Problem description: Copy all lines holding the word "kGroups" from the entries.

Stored data:
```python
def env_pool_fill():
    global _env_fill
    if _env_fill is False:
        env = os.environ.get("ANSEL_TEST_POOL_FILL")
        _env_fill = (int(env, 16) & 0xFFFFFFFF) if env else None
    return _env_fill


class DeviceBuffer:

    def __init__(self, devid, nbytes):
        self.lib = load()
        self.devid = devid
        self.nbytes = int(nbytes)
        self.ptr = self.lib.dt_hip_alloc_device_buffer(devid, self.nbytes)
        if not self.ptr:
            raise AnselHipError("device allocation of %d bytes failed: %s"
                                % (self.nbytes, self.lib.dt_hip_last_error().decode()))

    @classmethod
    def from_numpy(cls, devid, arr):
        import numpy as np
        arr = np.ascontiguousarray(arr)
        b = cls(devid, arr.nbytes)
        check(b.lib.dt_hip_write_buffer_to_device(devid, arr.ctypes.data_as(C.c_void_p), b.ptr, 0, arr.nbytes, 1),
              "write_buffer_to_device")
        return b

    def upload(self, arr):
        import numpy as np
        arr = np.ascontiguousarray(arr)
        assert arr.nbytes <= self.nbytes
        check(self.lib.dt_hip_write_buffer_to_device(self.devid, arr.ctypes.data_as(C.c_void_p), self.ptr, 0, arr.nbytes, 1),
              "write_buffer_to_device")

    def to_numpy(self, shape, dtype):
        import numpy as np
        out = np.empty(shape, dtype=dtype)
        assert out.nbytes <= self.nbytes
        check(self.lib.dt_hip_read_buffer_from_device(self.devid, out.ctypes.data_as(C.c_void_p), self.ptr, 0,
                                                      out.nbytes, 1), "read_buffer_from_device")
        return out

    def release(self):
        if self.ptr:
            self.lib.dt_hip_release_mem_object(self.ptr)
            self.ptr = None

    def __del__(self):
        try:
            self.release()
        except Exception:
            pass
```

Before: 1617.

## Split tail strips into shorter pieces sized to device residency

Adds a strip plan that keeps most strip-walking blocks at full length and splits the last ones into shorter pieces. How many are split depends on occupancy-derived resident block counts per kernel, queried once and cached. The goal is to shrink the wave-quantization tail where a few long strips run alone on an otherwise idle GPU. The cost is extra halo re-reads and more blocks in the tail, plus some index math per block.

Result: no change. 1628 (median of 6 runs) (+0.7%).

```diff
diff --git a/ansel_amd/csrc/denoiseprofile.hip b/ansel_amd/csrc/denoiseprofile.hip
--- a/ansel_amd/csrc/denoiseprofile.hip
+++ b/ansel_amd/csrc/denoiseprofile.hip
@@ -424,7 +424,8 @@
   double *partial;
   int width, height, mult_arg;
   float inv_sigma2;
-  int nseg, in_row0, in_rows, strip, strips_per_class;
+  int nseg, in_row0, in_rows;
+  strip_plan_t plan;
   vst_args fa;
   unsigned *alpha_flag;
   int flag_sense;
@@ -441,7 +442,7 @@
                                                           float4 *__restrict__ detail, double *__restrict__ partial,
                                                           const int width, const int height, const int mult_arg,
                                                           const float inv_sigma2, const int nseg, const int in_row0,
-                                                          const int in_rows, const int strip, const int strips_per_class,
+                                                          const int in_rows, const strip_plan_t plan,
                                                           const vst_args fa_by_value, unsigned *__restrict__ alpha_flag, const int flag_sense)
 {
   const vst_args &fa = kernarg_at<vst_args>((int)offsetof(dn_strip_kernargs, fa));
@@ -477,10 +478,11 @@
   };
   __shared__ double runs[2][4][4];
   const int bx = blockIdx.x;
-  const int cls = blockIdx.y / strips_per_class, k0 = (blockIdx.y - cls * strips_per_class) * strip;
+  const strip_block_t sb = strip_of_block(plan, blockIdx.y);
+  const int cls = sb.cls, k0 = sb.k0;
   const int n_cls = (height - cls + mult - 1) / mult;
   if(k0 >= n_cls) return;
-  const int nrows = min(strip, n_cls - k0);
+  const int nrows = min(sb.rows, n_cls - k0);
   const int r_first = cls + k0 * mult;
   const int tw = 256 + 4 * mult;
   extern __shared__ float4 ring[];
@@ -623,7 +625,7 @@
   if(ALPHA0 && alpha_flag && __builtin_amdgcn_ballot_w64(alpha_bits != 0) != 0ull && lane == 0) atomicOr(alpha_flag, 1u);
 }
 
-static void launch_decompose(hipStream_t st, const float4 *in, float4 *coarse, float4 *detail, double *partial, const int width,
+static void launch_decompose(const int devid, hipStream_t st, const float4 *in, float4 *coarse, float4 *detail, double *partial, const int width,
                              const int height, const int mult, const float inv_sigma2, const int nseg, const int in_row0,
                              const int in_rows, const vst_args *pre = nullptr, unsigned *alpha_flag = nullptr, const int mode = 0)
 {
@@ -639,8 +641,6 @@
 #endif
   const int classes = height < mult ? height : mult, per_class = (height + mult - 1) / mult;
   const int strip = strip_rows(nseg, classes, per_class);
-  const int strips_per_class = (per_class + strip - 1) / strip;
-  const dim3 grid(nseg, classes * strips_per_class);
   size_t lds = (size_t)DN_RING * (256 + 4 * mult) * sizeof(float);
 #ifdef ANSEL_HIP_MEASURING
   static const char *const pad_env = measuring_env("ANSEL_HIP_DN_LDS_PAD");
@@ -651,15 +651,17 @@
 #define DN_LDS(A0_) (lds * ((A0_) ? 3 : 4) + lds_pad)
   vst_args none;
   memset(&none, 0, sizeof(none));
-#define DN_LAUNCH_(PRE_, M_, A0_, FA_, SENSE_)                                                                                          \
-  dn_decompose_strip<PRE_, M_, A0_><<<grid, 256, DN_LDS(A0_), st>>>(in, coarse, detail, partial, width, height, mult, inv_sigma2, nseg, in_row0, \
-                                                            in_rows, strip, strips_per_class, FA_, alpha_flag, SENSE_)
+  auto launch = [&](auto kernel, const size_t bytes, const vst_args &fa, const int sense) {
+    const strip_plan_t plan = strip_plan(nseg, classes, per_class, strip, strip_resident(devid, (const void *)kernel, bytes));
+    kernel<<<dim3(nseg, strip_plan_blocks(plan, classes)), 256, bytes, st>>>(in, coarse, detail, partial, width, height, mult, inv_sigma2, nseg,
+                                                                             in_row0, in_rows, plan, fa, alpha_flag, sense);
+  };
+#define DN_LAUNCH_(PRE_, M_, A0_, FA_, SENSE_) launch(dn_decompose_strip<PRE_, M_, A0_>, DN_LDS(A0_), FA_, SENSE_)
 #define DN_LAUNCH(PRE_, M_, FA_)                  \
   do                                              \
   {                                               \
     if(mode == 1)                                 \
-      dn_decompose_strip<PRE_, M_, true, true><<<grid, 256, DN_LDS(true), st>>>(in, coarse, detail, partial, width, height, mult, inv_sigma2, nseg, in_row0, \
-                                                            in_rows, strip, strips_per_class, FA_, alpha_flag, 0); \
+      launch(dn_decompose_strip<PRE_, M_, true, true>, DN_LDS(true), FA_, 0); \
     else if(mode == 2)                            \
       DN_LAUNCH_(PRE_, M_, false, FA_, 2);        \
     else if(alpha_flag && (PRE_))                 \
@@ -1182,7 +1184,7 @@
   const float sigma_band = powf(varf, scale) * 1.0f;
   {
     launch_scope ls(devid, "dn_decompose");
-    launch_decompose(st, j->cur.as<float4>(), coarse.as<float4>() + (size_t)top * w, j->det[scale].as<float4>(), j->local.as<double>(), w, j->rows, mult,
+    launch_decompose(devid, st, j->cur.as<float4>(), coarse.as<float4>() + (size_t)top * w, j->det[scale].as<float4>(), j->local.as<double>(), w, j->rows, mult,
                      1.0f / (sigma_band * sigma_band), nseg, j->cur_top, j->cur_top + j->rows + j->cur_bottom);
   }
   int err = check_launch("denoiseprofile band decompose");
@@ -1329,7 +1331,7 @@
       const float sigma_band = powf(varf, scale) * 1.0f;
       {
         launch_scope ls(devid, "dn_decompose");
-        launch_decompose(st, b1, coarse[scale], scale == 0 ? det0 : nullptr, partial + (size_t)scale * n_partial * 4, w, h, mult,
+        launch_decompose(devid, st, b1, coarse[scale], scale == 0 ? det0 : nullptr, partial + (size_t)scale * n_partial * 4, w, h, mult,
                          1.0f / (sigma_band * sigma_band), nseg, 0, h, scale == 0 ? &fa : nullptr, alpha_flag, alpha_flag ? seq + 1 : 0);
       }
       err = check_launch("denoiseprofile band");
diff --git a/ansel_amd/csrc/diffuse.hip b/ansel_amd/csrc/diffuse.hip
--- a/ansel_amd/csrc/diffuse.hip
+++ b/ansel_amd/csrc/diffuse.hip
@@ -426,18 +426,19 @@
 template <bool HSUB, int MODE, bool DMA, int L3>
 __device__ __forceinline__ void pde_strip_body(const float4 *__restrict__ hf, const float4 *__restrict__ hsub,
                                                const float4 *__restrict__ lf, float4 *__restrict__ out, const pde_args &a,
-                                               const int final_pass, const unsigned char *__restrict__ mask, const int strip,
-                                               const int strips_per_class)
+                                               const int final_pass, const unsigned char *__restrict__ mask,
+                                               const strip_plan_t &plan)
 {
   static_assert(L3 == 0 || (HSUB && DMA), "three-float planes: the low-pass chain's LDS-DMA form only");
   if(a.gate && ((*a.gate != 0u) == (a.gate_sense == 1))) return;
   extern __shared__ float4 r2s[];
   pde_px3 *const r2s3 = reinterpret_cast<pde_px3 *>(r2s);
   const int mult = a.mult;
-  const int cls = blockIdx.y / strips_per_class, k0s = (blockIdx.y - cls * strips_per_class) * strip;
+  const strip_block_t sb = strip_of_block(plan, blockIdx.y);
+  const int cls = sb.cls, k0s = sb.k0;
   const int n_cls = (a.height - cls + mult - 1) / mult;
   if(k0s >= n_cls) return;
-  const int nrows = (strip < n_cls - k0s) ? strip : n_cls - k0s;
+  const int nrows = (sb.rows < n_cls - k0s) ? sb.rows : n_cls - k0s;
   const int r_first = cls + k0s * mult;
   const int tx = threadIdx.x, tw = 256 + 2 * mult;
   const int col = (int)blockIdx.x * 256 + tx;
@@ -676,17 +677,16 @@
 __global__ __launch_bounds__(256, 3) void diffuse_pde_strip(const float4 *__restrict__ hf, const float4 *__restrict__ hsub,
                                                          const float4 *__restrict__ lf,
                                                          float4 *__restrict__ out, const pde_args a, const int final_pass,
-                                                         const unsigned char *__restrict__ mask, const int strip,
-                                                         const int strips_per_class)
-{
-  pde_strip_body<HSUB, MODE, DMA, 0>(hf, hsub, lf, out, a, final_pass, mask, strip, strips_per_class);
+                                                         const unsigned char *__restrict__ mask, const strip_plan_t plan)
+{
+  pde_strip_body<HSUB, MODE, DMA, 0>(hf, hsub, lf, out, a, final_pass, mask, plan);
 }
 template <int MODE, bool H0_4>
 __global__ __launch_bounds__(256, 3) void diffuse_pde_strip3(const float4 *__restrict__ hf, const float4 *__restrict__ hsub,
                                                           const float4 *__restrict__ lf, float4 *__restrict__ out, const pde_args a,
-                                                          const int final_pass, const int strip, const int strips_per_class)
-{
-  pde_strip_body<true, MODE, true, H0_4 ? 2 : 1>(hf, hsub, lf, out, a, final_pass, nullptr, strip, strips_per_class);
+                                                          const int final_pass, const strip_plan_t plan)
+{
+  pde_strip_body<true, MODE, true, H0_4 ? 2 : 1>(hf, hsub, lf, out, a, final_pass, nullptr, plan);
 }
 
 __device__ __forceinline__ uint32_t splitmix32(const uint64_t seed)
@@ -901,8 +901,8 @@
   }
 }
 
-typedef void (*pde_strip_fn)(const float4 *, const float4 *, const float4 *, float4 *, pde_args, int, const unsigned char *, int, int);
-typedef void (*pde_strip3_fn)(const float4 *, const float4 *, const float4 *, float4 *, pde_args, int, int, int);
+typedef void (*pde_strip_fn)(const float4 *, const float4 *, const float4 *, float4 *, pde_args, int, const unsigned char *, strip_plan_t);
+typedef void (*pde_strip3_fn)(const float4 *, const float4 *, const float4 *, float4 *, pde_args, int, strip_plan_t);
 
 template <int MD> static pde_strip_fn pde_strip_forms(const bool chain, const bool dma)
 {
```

==

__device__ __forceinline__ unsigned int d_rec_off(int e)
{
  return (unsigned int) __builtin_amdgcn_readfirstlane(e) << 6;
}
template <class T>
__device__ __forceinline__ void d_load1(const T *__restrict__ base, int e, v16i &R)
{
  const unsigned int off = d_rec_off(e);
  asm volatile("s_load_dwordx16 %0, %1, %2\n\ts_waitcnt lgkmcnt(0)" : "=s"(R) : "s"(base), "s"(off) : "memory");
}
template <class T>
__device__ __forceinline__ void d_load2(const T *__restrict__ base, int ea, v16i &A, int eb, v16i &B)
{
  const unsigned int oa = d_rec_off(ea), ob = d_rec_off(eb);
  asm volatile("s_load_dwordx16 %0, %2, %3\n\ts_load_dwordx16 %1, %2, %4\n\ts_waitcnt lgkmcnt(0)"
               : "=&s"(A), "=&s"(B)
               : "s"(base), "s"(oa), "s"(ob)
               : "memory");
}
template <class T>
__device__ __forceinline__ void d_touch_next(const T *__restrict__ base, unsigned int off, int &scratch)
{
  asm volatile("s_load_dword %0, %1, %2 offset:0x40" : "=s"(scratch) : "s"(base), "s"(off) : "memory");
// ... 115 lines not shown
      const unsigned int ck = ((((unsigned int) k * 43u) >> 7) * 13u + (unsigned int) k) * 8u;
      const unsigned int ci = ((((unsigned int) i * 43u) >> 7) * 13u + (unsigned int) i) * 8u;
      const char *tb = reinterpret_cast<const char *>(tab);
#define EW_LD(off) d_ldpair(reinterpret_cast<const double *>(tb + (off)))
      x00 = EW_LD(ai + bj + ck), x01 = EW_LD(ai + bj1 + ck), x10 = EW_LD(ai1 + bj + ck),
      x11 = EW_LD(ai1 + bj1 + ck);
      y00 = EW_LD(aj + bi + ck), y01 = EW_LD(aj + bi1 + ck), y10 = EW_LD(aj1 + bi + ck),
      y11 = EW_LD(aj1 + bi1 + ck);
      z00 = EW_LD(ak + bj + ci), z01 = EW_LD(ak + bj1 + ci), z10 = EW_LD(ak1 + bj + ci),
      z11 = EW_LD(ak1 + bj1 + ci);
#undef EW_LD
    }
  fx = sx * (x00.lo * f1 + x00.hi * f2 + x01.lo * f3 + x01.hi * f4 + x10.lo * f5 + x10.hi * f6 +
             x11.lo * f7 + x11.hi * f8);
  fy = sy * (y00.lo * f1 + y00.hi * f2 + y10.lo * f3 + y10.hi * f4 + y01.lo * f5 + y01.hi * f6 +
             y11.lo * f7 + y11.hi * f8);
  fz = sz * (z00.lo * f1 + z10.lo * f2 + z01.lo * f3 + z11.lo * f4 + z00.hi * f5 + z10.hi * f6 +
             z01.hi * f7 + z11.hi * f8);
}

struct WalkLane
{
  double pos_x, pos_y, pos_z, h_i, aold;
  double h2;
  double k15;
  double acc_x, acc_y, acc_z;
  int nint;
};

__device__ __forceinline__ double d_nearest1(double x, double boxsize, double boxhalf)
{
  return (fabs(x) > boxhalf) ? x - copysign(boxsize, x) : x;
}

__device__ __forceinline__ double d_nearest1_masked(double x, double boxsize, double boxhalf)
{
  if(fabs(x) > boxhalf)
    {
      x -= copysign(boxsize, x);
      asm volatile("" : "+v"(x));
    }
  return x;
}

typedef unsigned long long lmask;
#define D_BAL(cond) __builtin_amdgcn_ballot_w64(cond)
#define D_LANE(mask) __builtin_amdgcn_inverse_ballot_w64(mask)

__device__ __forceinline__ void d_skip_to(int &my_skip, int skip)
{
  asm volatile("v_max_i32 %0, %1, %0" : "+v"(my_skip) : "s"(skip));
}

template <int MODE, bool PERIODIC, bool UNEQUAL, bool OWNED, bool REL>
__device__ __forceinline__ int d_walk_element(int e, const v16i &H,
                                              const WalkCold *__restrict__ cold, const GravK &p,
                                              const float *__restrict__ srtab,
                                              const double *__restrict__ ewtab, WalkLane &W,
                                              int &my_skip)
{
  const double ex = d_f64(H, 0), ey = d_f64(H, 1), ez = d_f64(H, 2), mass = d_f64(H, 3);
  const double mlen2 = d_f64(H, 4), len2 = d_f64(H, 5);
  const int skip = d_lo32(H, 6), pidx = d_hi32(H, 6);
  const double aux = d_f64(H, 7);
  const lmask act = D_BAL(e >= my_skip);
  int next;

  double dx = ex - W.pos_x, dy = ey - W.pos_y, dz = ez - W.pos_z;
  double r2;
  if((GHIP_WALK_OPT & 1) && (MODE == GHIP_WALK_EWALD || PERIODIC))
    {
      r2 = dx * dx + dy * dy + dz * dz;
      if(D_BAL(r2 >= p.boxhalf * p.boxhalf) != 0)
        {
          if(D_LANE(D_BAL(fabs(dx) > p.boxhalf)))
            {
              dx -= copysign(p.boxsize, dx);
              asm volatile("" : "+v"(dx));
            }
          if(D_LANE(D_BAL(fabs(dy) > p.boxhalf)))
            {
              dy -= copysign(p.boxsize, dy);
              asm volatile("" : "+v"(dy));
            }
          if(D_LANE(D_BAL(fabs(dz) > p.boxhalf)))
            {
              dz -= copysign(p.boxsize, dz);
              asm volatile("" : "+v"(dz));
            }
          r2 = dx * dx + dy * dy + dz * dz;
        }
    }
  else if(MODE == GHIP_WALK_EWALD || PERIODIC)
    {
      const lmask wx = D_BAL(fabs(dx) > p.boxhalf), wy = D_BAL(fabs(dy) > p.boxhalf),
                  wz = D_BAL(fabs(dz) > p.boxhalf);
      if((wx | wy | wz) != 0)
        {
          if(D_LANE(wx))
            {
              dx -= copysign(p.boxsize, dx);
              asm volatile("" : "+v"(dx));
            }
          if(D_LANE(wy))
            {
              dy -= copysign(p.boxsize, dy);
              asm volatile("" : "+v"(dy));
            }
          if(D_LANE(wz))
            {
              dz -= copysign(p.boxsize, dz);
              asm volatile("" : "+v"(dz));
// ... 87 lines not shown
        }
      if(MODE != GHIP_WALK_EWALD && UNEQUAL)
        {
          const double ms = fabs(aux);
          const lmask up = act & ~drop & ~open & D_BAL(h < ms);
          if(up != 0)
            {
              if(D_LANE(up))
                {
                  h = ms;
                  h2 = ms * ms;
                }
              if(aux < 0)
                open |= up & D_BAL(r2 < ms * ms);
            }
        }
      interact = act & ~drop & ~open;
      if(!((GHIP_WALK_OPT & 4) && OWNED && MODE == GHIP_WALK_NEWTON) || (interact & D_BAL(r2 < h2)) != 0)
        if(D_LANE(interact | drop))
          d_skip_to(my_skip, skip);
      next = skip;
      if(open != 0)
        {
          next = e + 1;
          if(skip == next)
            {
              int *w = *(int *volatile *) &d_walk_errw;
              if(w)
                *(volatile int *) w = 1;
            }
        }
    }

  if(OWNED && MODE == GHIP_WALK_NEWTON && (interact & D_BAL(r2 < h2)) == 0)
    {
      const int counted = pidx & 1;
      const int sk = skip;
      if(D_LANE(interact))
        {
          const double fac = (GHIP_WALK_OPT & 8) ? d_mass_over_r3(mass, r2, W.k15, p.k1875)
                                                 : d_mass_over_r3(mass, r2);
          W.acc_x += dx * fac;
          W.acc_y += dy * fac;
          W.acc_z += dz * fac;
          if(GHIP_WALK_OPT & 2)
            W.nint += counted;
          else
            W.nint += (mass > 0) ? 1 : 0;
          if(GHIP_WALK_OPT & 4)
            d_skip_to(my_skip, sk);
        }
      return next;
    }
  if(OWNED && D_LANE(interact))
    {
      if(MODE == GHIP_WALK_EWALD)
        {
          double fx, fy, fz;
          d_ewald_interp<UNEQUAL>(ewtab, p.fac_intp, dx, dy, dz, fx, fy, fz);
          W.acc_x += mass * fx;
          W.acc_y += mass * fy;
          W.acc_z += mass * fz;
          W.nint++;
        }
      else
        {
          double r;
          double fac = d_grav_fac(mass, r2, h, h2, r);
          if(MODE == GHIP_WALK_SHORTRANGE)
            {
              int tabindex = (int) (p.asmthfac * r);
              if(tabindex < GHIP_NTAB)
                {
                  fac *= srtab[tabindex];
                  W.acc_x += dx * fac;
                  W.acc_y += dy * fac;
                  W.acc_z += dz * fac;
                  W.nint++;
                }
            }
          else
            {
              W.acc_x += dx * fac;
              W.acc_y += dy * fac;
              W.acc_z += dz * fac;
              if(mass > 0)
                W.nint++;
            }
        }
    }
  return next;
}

==

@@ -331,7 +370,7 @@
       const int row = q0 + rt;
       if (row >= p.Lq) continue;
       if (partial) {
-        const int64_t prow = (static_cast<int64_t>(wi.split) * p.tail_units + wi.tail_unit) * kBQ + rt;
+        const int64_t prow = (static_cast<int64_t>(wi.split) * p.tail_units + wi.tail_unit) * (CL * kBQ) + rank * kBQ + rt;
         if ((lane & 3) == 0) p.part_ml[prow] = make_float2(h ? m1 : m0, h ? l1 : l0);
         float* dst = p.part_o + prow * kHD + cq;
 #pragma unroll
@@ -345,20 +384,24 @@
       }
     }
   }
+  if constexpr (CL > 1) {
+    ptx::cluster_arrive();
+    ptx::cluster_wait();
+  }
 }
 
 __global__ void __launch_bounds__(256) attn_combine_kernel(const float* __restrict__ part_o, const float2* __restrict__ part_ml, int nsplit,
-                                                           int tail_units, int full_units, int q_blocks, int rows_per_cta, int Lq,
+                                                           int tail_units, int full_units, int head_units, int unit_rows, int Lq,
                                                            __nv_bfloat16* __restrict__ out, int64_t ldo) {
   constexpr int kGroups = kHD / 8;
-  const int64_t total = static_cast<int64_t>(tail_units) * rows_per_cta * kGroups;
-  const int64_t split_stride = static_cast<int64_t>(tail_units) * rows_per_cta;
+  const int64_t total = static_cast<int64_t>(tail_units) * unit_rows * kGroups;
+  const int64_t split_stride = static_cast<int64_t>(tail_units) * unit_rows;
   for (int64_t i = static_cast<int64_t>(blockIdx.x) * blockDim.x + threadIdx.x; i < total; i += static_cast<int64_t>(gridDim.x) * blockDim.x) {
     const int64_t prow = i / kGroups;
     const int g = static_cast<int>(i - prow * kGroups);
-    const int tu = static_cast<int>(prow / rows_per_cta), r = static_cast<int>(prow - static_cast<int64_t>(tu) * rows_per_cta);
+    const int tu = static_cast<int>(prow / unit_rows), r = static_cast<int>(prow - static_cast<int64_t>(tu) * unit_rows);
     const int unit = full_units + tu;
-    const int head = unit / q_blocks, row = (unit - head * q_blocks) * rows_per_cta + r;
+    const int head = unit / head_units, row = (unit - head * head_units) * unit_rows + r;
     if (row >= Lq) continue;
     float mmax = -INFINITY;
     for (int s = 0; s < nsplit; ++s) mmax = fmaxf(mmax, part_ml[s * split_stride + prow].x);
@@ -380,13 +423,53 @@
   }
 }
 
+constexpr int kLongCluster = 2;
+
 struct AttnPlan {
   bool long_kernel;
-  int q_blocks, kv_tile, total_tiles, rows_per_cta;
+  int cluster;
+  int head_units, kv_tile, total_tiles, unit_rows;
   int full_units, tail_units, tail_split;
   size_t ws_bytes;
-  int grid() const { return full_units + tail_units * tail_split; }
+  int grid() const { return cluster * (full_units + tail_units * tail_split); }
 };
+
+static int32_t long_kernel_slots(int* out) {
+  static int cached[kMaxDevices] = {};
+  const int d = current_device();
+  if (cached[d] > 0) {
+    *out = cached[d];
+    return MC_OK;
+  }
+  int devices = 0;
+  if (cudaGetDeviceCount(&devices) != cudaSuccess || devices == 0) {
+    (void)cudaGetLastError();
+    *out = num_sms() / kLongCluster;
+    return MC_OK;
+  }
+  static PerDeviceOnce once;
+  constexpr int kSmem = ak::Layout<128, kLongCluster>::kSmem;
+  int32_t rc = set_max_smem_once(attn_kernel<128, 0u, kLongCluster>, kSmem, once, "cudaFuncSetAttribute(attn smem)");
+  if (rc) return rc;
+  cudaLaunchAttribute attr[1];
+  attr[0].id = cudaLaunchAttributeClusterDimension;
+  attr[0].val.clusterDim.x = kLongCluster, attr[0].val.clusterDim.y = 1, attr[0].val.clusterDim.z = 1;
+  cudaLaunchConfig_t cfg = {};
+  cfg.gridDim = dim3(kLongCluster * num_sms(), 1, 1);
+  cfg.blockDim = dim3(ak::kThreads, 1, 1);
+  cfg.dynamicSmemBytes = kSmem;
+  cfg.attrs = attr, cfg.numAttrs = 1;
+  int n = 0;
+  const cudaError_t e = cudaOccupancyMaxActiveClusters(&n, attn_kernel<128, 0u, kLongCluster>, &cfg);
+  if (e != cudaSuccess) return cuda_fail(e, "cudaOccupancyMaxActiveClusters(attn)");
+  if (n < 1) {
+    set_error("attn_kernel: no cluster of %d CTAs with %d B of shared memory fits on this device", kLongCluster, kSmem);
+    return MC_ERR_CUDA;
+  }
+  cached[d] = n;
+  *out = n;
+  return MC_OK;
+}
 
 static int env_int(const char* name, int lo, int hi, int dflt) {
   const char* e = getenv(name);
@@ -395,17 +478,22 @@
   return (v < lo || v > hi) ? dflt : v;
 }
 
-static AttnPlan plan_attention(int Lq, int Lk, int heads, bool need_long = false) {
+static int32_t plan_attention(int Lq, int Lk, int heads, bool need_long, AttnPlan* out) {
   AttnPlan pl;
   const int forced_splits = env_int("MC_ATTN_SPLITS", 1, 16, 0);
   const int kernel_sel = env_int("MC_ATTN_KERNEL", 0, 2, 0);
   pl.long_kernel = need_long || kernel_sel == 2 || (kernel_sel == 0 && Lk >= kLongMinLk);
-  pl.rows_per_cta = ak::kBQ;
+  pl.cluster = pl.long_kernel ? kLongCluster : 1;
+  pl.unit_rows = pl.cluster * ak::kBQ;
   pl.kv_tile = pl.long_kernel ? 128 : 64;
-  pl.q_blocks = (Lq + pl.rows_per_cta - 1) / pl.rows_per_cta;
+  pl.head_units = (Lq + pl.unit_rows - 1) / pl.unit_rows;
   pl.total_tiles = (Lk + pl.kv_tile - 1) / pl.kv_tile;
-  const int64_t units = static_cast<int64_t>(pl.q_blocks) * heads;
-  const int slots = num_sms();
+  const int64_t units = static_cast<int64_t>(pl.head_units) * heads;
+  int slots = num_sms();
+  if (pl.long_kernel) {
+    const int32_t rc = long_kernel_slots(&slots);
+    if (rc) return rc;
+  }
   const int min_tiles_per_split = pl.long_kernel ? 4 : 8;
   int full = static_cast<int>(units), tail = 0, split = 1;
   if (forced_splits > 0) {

Response to this task:
   constexpr int kGroups = kHD / 8;
-  const int64_t total = static_cast<int64_t>(tail_units) * rows_per_cta * kGroups;
+  const int64_t total = static_cast<int64_t>(tail_units) * unit_rows * kGroups;
     const int64_t prow = i / kGroups;
     const int g = static_cast<int>(i - prow * kGroups);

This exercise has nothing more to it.